=== Your goal ===
State the number of lines in the following data that contain the string "compute", and nothing else.

Stored data
☆ ☆ ☆ ☆

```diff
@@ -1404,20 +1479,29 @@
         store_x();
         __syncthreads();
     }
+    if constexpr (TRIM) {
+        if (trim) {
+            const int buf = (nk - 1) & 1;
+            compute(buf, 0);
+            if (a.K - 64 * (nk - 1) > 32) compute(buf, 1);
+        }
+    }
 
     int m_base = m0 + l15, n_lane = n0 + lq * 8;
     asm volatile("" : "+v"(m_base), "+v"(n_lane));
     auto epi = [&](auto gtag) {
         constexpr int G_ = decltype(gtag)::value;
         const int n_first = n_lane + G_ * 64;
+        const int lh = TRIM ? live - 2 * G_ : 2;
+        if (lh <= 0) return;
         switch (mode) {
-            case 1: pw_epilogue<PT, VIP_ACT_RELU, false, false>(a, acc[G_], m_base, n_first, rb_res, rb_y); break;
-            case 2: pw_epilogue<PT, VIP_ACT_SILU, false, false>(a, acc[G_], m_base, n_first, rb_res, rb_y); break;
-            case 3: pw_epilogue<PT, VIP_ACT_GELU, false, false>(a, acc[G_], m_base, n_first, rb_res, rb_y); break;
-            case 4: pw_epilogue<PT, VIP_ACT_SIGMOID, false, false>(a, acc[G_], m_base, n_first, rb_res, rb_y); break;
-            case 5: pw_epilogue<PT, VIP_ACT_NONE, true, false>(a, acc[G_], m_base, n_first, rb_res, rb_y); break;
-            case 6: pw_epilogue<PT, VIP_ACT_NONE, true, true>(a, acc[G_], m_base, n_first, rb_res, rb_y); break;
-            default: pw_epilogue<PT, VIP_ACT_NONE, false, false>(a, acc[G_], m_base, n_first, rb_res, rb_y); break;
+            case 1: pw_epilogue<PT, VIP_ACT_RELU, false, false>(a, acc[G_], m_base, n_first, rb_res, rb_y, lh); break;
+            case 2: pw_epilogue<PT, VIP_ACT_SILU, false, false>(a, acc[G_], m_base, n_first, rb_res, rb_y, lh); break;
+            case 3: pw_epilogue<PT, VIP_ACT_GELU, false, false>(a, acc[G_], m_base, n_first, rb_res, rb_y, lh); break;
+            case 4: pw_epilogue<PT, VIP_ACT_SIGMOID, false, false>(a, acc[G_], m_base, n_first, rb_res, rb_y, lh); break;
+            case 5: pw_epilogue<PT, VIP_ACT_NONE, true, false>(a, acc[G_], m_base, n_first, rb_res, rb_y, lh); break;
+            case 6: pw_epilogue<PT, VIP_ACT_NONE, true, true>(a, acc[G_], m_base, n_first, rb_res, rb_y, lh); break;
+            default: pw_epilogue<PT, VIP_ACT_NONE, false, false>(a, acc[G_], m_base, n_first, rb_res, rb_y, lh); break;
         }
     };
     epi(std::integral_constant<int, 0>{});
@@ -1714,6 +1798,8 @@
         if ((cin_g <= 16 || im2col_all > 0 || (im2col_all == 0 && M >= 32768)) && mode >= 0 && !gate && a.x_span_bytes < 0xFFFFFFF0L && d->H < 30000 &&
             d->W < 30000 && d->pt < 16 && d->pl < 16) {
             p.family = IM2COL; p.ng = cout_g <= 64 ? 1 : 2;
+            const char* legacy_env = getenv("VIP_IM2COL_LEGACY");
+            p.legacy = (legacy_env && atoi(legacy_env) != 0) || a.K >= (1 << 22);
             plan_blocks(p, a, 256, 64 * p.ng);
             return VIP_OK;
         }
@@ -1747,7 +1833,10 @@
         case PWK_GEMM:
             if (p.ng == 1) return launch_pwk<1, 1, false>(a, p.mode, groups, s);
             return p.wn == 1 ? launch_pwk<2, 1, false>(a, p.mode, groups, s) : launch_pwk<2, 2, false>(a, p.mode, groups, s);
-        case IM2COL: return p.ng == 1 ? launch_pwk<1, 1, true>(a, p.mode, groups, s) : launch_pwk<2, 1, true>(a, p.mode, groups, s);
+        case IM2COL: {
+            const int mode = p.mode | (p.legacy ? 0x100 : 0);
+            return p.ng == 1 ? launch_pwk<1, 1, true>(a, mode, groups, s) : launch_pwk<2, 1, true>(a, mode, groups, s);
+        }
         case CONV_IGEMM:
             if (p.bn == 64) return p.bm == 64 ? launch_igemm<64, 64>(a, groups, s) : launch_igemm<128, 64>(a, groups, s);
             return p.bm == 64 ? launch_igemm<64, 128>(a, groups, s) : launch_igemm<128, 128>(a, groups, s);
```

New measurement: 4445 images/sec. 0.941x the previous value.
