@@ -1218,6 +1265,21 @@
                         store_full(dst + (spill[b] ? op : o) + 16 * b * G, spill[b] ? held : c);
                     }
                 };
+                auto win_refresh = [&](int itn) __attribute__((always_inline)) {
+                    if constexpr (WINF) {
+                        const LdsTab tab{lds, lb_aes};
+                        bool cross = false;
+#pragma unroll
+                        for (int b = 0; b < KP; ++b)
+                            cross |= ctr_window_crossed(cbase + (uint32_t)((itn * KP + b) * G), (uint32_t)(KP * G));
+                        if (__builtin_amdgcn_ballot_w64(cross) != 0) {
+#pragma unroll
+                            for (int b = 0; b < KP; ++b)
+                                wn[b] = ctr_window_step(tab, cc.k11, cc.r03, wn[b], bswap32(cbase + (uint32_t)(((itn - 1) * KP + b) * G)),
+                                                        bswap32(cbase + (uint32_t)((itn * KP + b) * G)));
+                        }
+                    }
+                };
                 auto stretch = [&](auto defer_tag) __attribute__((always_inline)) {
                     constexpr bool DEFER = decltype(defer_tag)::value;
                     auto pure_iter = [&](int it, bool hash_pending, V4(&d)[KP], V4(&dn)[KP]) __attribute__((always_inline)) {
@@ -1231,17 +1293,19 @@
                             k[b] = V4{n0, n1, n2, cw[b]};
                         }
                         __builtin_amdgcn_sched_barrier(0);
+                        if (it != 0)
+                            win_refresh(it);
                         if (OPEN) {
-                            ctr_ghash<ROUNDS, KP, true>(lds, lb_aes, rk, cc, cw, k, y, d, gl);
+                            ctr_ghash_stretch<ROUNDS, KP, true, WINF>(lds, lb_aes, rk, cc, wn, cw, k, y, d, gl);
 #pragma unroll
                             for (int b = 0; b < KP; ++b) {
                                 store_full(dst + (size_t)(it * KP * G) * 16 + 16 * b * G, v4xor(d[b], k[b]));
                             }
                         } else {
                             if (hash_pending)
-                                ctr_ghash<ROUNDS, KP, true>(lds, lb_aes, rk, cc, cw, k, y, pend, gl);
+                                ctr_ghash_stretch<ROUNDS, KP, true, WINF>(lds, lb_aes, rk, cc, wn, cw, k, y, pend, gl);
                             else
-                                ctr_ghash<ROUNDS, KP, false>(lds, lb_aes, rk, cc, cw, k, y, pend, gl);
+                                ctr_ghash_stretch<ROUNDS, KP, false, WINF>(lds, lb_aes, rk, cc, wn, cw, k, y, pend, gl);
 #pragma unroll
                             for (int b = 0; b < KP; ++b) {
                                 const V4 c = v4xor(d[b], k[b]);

☆ ☆ ☆ ☆

=== Response to the exercise ===
2